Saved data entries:
template <int MODE, int WPE = 3, bool PROL = false, int NT = 256>
__global__ __launch_bounds__(NT) __attribute__((amdgpu_waves_per_eu(WPE))) void k_roi_small(RoiArgs a) {
    constexpr int NW = NT / 64;
    extern __shared__ __attribute__((aligned(16))) uint8_t smem[];
    const int tw = a.tw, th = a.th, RW = tw + 6, RH = th + 6, W = a.W, H = a.H;
    const SmallLayout LY = small_layout(tw, th, NW);
    const int SBp = LY.sbp, TBp = LY.tbp;
    uint8_t* SB = smem;
    uint8_t* TB = smem + LY.u;
    uint8_t* FTall = smem + LY.u;
    int32_t* lad = (int32_t*)(smem + LY.tab);
    int32_t* lbd = lad + SBp;
    int32_t* lx0 = lbd + SBp;
    int32_t* ly0 = lx0 + ((RH + 3) & ~3);
    uint32_t* rall = (uint32_t*)(smem + LY.sum);
    uint32_t* rallq = rall + RH;
    uint32_t* wi = rallq + RH;
    uint32_t* wq = wi + RH * 7;
    uint64_t* tot = (uint64_t*)(((uintptr_t)(wq + RH * 7) + 7) & ~(uintptr_t)7);
    uint32_t* rs = (uint32_t*)(smem + LY.rs);
    float* sc = (float*)(smem + LY.sc);
    uint32_t* lts = (uint32_t*)(smem + LY.ts);
    const int tid = threadIdx.x, lane = tid & 63, wv = tid >> 6;
    const int rois = roi_count(a);
    const int q4 = SBp >> 4, nwr = (RW + 3) >> 2;
    const int txn = (RW + ROI_T - 1) / ROI_T, tyn = (RH + ROI_T - 1) / ROI_T;
    const int g = lane >> 4, n = lane & 15;
    const int lr = lane >> 3, lg = lane & 7;
    auto STAMP = [&](int k) {
        if (MODE == 9 && tid == 0 && blockIdx.x < 64) a.stamps[blockIdx.x * 16 + k] = __builtin_readcyclecounter();
    };
    for (int slot = blockIdx.x; slot < rois; slot += gridDim.x) {
        STAMP(0);
        int id, jj;
        roi_slot(a, slot, id, jj);
        const uint8_t* lvl = a.level + (size_t)(id / a.per_source) * a.level_stride;
        CandState st = a.state[id];
        AngleNode nd;
        if (PROL) {
            if (st.alive) {
                const RoiRecord* r = a.prev_rec + (size_t)id * a.n3;
                float score[3];
                int mx[3], my[3];
                for (int k = 0; k < a.n3; ++k) { score[k] = r[k].score; mx[k] = r[k].mx; my[k] = r[k].my; }
                st = cand_step_state(st, a.n3, a.prev_nodes, a.prev_thr, a.prev_W, a.prev_H, 0, score, mx, my, a.nodes,
                                     jj, &nd);
                if (jj == 0 && tid == 0 && st.alive) atomicAdd(a.live_out_count, 1);
            }
            if (jj == 0 && tid == 0) a.state_out[id] = st;
            if (!st.alive) continue;
        } else {
            nd = a.nodes[st.node * a.n3 + jj];
        }
        __syncthreads();
        {
            double M[6];
            roi_matrix(W, H, f2(st.lt.x * 2, st.lt.y * 2), nd.c, nd.s, M);
            for (int x = tid; x < RW; x += NT) {
                lad[x] = rint_i(M[0] * x * kAbScale);
                lbd[x] = rint_i(M[3] * x * kAbScale);
            }
            for (int y = tid; y < RH; y += NT) {
                lx0[y] = rint_i((M[1] * y + M[2]) * kAbScale) + kRoundDelta;
                ly0[y] = rint_i((M[4] * y + M[5]) * kAbScale) + kRoundDelta;
            }
        }
        __syncthreads();
        STAMP(1);
        int gbx0 = INT_MAX, gbx1 = INT_MIN, gby0 = INT_MAX, gby1 = INT_MIN;
#pragma unroll
        for (int k = 0; k < 4; ++k) {
            const int c = (k & 1) ? RW - 1 : 0, r = (k & 2) ? RH - 1 : 0;
            const int X = (lx0[r] + lad[c]) >> (kAbBits - kInterBits);
            const int Y = (ly0[r] + lbd[c]) >> (kAbBits - kInterBits);
            gbx0 = min(gbx0, X >> kInterBits); gbx1 = max(gbx1, X >> kInterBits);
            gby0 = min(gby0, Y >> kInterBits); gby1 = max(gby1, Y >> kInterBits);
        }
        const bool g_interior = gbx0 - 1 >= 0 && gbx1 + 1 <= W - 2 && gby0 - 1 >= 0 && gby1 + 1 <= H - 2;
        gbx0 = max(gbx0 - 1, 0); gby0 = max(gby0 - 1, 0);
        gbx1 = min(gbx1 + 2, W - 1); gby1 = min(gby1 + 2, H - 1);
        const bool g_any = gbx0 <= gbx1 && gby0 <= gby1;
        const int gbxa = gbx0 & ~3;
        const int gftw = g_any ? ((gbx1 - gbxa + 4) & ~3) + 4 : 4;
        const int gfth = g_any ? gby1 - gby0 + 1 : 0;
        const int gobase = gby0 * gftw + gbxa;
        if (g_any && gftw * gfth <= LY.tab - LY.u) {
            uint8_t* FT = FTall;
            const int wpr = gftw >> 2;
            stage_block4(FT, gftw, lvl + (size_t)gby0 * a.P + gbxa, a.P, gfth, wpr, gbxa, a.P, tid, NT);
            __syncthreads();
            STAMP(8);
            const int ngrp = (RW + 3) >> 2;
            const int nrl = NT / ngrp;
            const int rl = tid / ngrp, c0 = 4 * (tid - rl * ngrp);
            int ad4[4], bd4[4];
#pragma unroll
            for (int u = 0; u < 4; ++u) { ad4[u] = lad[c0 + u]; bd4[u] = lbd[c0 + u]; }
            if (g_interior && MODE != 5) {
                const int xo = ((int)lds_offset_of(FT) - gbxa) << kAbBits, yo = -(gby0 << kAbBits);
                const int nvalid = RW - c0;
                const uint32_t colmask = nvalid >= 4 ? 0xffffffffu : (nvalid <= 0 ? 0u : (1u << (8 * nvalid)) - 1u);
                for (int r = rl < nrl ? rl : RH; r < RH; r += nrl) {
                    const int x0r = lx0[r] + xo, y0r = ly0[r] + yo;
                    uint32_t off[4];
                    int fxv[4], fyv[4], v[4][4];
#pragma unroll
                    for (int u = 0; u < 4; ++u) {
                        const int sxv = x0r + ad4[u], syv = y0r + bd4[u];
                        fxv[u] = __builtin_amdgcn_ubfe(sxv, kAbBits - kInterBits, kInterBits);
                        fyv[u] = __builtin_amdgcn_ubfe(syv, kAbBits - kInterBits, kInterBits);
                        off[u] = (uint32_t)mad24(syv >> kAbBits, gftw, sxv >> kAbBits);
                    }
#pragma unroll
                    for (int u = 0; u < 4; ++u) lds_taps(off[u], gftw, v[u]);
                    uint32_t pk = 0;
#pragma unroll
                    for (int u = 0; u < 4; ++u) pk |= (uint32_t)bilerp24(v[u], fxv[u], fyv[u]) << (8 * u);
                    *(uint32_t*)(SB + r * SBp + c0) = pk & colmask;
                }
            } else {
                for (int r = rl < nrl ? rl : RH; r < RH; r += nrl) {
                    const int X0 = lx0[r], Y0 = ly0[r];
                    uint32_t pk = 0;
#pragma unroll
                    for (int u = 0; u < 4; ++u) {
                        const int X = (X0 + ad4[u]) >> (kAbBits - kInterBits);
                        const int Y = (Y0 + bd4[u]) >> (kAbBits - kInterBits);
                        int v;
                        if (g_interior) {
                            const int off = mad24(Y >> kInterBits, gftw, (X >> kInterBits) - gobase);
                            v = ft_tap_bytes(FT, off, gftw, X, Y);
                        } else {
                            v = ft_tap_general(FT, gftw, gbxa, gby0, W, H, X, Y);
                        }
                        if (c0 + u >= RW) v = 0;
                        pk |= (uint32_t)v << (8 * u);
                    }
                    *(uint32_t*)(SB + r * SBp + c0) = pk;
                }
            }
            STAMP(9);
        } else if (!g_any) {
            for (int i = tid; i < RH * (SBp >> 2); i += NT) ((uint32_t*)SB)[i] = 0u;
        } else {
            const bool tile_bufs = NW * ROI_FT <= LY.tab - LY.u;
            uint8_t* FT = FTall + wv * ROI_FT;
            for (int task = wv; task < txn * tyn; task += NW) {
                const int ty = task / txn, tx = task - ty * txn;
                const int cx0 = tx * ROI_T, cx1 = min(cx0 + ROI_T, RW) - 1;
                const int ry0 = ty * ROI_T, ry1 = min(ry0 + ROI_T, RH) - 1;
                int bx0 = INT_MAX, bx1 = INT_MIN, by0 = INT_MAX, by1 = INT_MIN;
#pragma unroll
                for (int k = 0; k < 4; ++k) {
                    const int c = (k & 1) ? cx1 : cx0, r = (k & 2) ? ry1 : ry0;
                    const int X = (lx0[r] + lad[c]) >> (kAbBits - kInterBits);
                    const int Y = (ly0[r] + lbd[c]) >> (kAbBits - kInterBits);
                    bx0 = min(bx0, X >> kInterBits); bx1 = max(bx1, X >> kInterBits);
                    by0 = min(by0, Y >> kInterBits); by1 = max(by1, Y >> kInterBits);
                }
                const bool interior = bx0 - 1 >= 0 && bx1 + 1 <= W - 2 && by0 - 1 >= 0 && by1 + 1 <= H - 2;
                bx0 = max(bx0 - 1, 0); by0 = max(by0 - 1, 0);
                bx1 = min(bx1 + 2, W - 1); by1 = min(by1 + 2, H - 1);
                const bool any = bx0 <= bx1 && by0 <= by1;
                const int bxa = bx0 & ~3;
                int ftw = any ? ((bx1 - bxa + 4) & ~3) : 0;
                if (((ftw >> 2) & 1) == 0) ftw += 4;
                const int fth = any ? by1 - by0 + 1 : 0;
                const int wpr = ftw >> 2;
                const bool in_lds = tile_bufs && wpr <= 16 && ftw * fth <= ROI_FT;
                wave_sync();
                if (any && in_lds) stage_footprint<4>(FT, ftw, wpr, fth, lvl + (size_t)by0 * a.P + bxa, a.P, bxa, a.P, lane);
                wave_sync();
                const int c0 = cx0 + 4 * lg;
                if (c0 > cx1) continue;
                for (int i = 0; i < 4; ++i) {
                    const int r = ry0 + lr + 8 * i;
                    if (r > ry1) break;
                    const int X0 = lx0[r], Y0 = ly0[r];
                    uint32_t pk = 0;
#pragma unroll
                    for (int u = 0; u < 4; ++u) {
                        const int X = (X0 + lad[c0 + u]) >> (kAbBits - kInterBits);
                        const int Y = (Y0 + lbd[c0 + u]) >> (kAbBits - kInterBits);
                        int v;
                        if (interior && in_lds) {
                            const int off = mad24(Y >> kInterBits, ftw, (X >> kInterBits) - (by0 * ftw + bxa));
                            v = MODE == 5 ? ft_tap_bytes(FT, off, ftw, X, Y) : ft_tap_interior(FT, off, ftw, X, Y);
                        } else {
                            v = in_lds ? ft_tap_general(FT, ftw, bxa, by0, W, H, X, Y) : roi_tap(lvl, W, H, a.P, X, Y);
                        }
                        if (c0 + u >= RW) v = 0;
                        pk |= (uint32_t)v << (8 * u);
                    }
                    *(uint32_t*)(SB + r * SBp + c0) = pk;
                }
            }
        }
        __syncthreads();
        if (MODE == 1) continue;
        STAMP(2);
        for (int r = tid; r < RH; r += NT) {
            const uint32_t* row = (const uint32_t*)(SB + (size_t)r * SBp);
            uint32_t s1 = 0, s2 = 0;
            int k = 0;
            for (; k + 8 <= nwr; k += 8) {
                uint32_t x[8];
#pragma unroll
                for (int u = 0; u < 8; ++u) x[u] = row[k + u];
#pragma unroll
                for (int u = 0; u < 8; ++u) {
                    s1 = __builtin_amdgcn_udot4(x[u], 0x01010101u, s1, false);
                    s2 = __builtin_amdgcn_udot4(x[u], x[u], s2, false);
                }
            }
            for (; k < nwr; ++k) {
                const uint32_t x = row[k];
                s1 = __builtin_amdgcn_udot4(x, 0x01010101u, s1, false);
                s2 = __builtin_amdgcn_udot4(x, x, s2, false);
            }
            rall[r] = s1;
            rallq[r] = s2;
        }
        __syncthreads();
        for (int i = tid; i < RH * q4; i += NT) {
            uint4* v = (uint4*)SB + i;
            uint4 x = *v;
            x.x ^= 0x80808080u; x.y ^= 0x80808080u; x.z ^= 0x80808080u; x.w ^= 0x80808080u;
            *v = x;
        }
        {
            const int trows = (th + kMmaRows - 1) / kMmaRows * kMmaRows;
            stage_block16(TB, TBp, (const uint8_t*)a.tmpl8, a.tp8, trows, a.tp8 >> 4, tid, NT);
            if (WPE < 4)
                for (int i = tid; i < (NT >= 256 ? min(trows, NT) : trows); i += NT) lts[i] = (uint32_t)a.tsum[i];
        }
        __syncthreads();
        STAMP(3);
        for (int r = tid; r < RH; r += NT) {
            const uint8_t* sbr = SB + (size_t)r * SBp;
            uint32_t lv[6], rv[6];
#pragma unroll
            for (int c = 0; c < 6; ++c) { lv[c] = sbr[c] ^ 0x80u; rv[c] = sbr[tw + c] ^ 0x80u; }
            uint32_t q1 = rall[r], q2 = rallq[r];
#pragma unroll
            for (int c = 0; c < 6; ++c) { q1 -= rv[c]; q2 -= rv[c] * rv[c]; }
#pragma unroll
            for (int dx = 0; dx < 7; ++dx) {
                if (dx > 0) {
                    q1 += rv[dx - 1] - lv[dx - 1];
                    q2 += rv[dx - 1] * rv[dx - 1] - lv[dx - 1] * lv[dx - 1];
                }
                wi[r * 7 + dx] = q1;
                wq[r * 7 + dx] = q2;
            }
        }
        if (tid < 98) tot[tid] = 0;
        __syncthreads();
        STAMP(4);
#pragma unroll 1
        for (int q = tid; q < (NT >= 4 * 49 ? (tid < 4 * 49 ? tid + 1 : 0) : 4 * 49); q += NT) {
            const int part = q / 49, k = q - part * 49, pdy = k / 7, ddx = k - pdy * 7;
            const int t0 = part * th / 4, t1 = (part + 1) * th / 4;
            uint64_t s1 = 0, s2 = 0;
            int t = t0;
            for (; t + 8 <= t1; t += 8) {
                uint32_t x[8], y[8];
#pragma unroll
                for (int u = 0; u < 8; ++u) { x[u] = wi[(t + u + pdy) * 7 + ddx]; y[u] = wq[(t + u + pdy) * 7 + ddx]; }
#pragma unroll
                for (int u = 0; u < 8; ++u) { s1 += x[u]; s2 += y[u]; }
            }
            for (; t < t1; ++t) { s1 += wi[(t + pdy) * 7 + ddx]; s2 += wq[(t + pdy) * 7 + ddx]; }
            atomicAdd((unsigned long long*)&tot[k], (unsigned long long)s1);
            atomicAdd((unsigned long long*)&tot[49 + k], (unsigned long long)s2);
        }
        if (MODE == 2) continue;
        STAMP(5);
        float accF = 0.f;
        uint64_t accI = 0;
        const uint32_t kFix = 16384u * (uint32_t)tw;
        for (int T0 = 0; T0 < th; T0 += kBandRows) {
            const int rb = min(kBandRows, th - T0), nsrc = rb + 6;
#pragma unroll
            for (int pass = 0; pass < (4 + NW - 1) / NW; ++pass) {
            const int p = wv + pass * NW, mt = p & 1, nt = mt + (p >> 1);
            if (p < 4 && kMmaRows * mt < rb && kMmaRows * nt < nsrc) {
                const uint8_t* ap = TB + (size_t)(T0 + kMmaRows * mt + n) * TBp + 16 * g;
                const uint8_t* bp = SB + (size_t)(T0 + kMmaRows * nt + n) * SBp + 16 * g;
                fpm_v4i acc[7];
                band_mfma(ap, bp, a.nk, acc);
                const int s_ = kMmaRows * nt + n;
#pragma unroll
                for (int r = 0; r < 4; ++r) {
                    const int t = kMmaRows * mt + 4 * g + r, dy = s_ - t;
                    if (t < rb && s_ < nsrc && dy >= 0 && dy < 7) {
                        const uint32_t ts = WPE < 4 ? lts[T0 + t] : (uint32_t)a.tsum[T0 + t];
#pragma unroll
                        for (int d = 0; d < 7; ++d)
                            rs[t * 49 + dy * 7 + d] = (uint32_t)acc[d][r] + 128u * (wi[(T0 + s_) * 7 + d] + ts) - kFix;
                    }
                }
            }
            }
            __syncthreads();
            if (MODE != 3 && tid < 49) {
                if (a.fold) {
                    int t = 0;
                    for (; t + 8 <= rb; t += 8) {
                        uint32_t x[8];
#pragma unroll
                        for (int u = 0; u < 8; ++u) x[u] = rs[(t + u) * 49 + tid];
#pragma unroll
                        for (int u = 0; u < 8; ++u) accF = accF + (float)(int)x[u];
                    }
                    for (; t < rb; ++t) accF = accF + (float)(int)rs[t * 49 + tid];
                } else {
                    for (int t = 0; t < rb; ++t) accI += rs[t * 49 + tid];
                }
            }
            __syncthreads();
        }
        if (tid < 49) {
            const double num = a.fold ? (double)accF : (double)(float)(double)accI;
            sc[tid] = ccoeff(num, (double)tot[tid], (double)tot[49 + tid], a.mean, a.norm, a.inv_area);
        }
        __syncthreads();
        STAMP(6);
        if (wv == 0) {
            float v = lane < 49 ? sc[lane] : -INFINITY;
            int bi = lane < 49 ? lane : 64;
            if (v != v) { v = -INFINITY; bi = 64 + lane; }
            wave_better_reduce(v, bi);
            const float s0 = sc[0];
            if (s0 != s0 || bi >= 64) bi = 0;
            const float best = sc[bi];
            const int mx = bi % 7, my = bi / 7;
            RoiRecord r;
            r.score = best;
            r.mx = (int16_t)mx;
            r.my = (int16_t)my;
            const int border = (mx == 0 || my == 0 || mx == 6 || my == 6) ? 1 : 0;
            r.on_border = border;
            for (int x = -1; x <= 1; ++x)
                for (int y = -1; y <= 1; ++y) r.vec[(x + 1) * 3 + (y + 1)] = border ? 0.f : sc[(my + y) * 7 + (mx + x)];
            if (lane == 0) a.rec[(size_t)id * a.n3 + jj] = r;
        }
        STAMP(7);
    }
}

▶ Exercise
Lines from the first one above through the line containing "const int SBp = LY.sbp, TBp = LY.tbp;" are to be retyped exactly, both included, and nothing more.

▶ Output for this task
template <int MODE, int WPE = 3, bool PROL = false, int NT = 256>
__global__ __launch_bounds__(NT) __attribute__((amdgpu_waves_per_eu(WPE))) void k_roi_small(RoiArgs a) {
    constexpr int NW = NT / 64;
    extern __shared__ __attribute__((aligned(16))) uint8_t smem[];
    const int tw = a.tw, th = a.th, RW = tw + 6, RH = th + 6, W = a.W, H = a.H;
    const SmallLayout LY = small_layout(tw, th, NW);
    const int SBp = LY.sbp, TBp = LY.tbp;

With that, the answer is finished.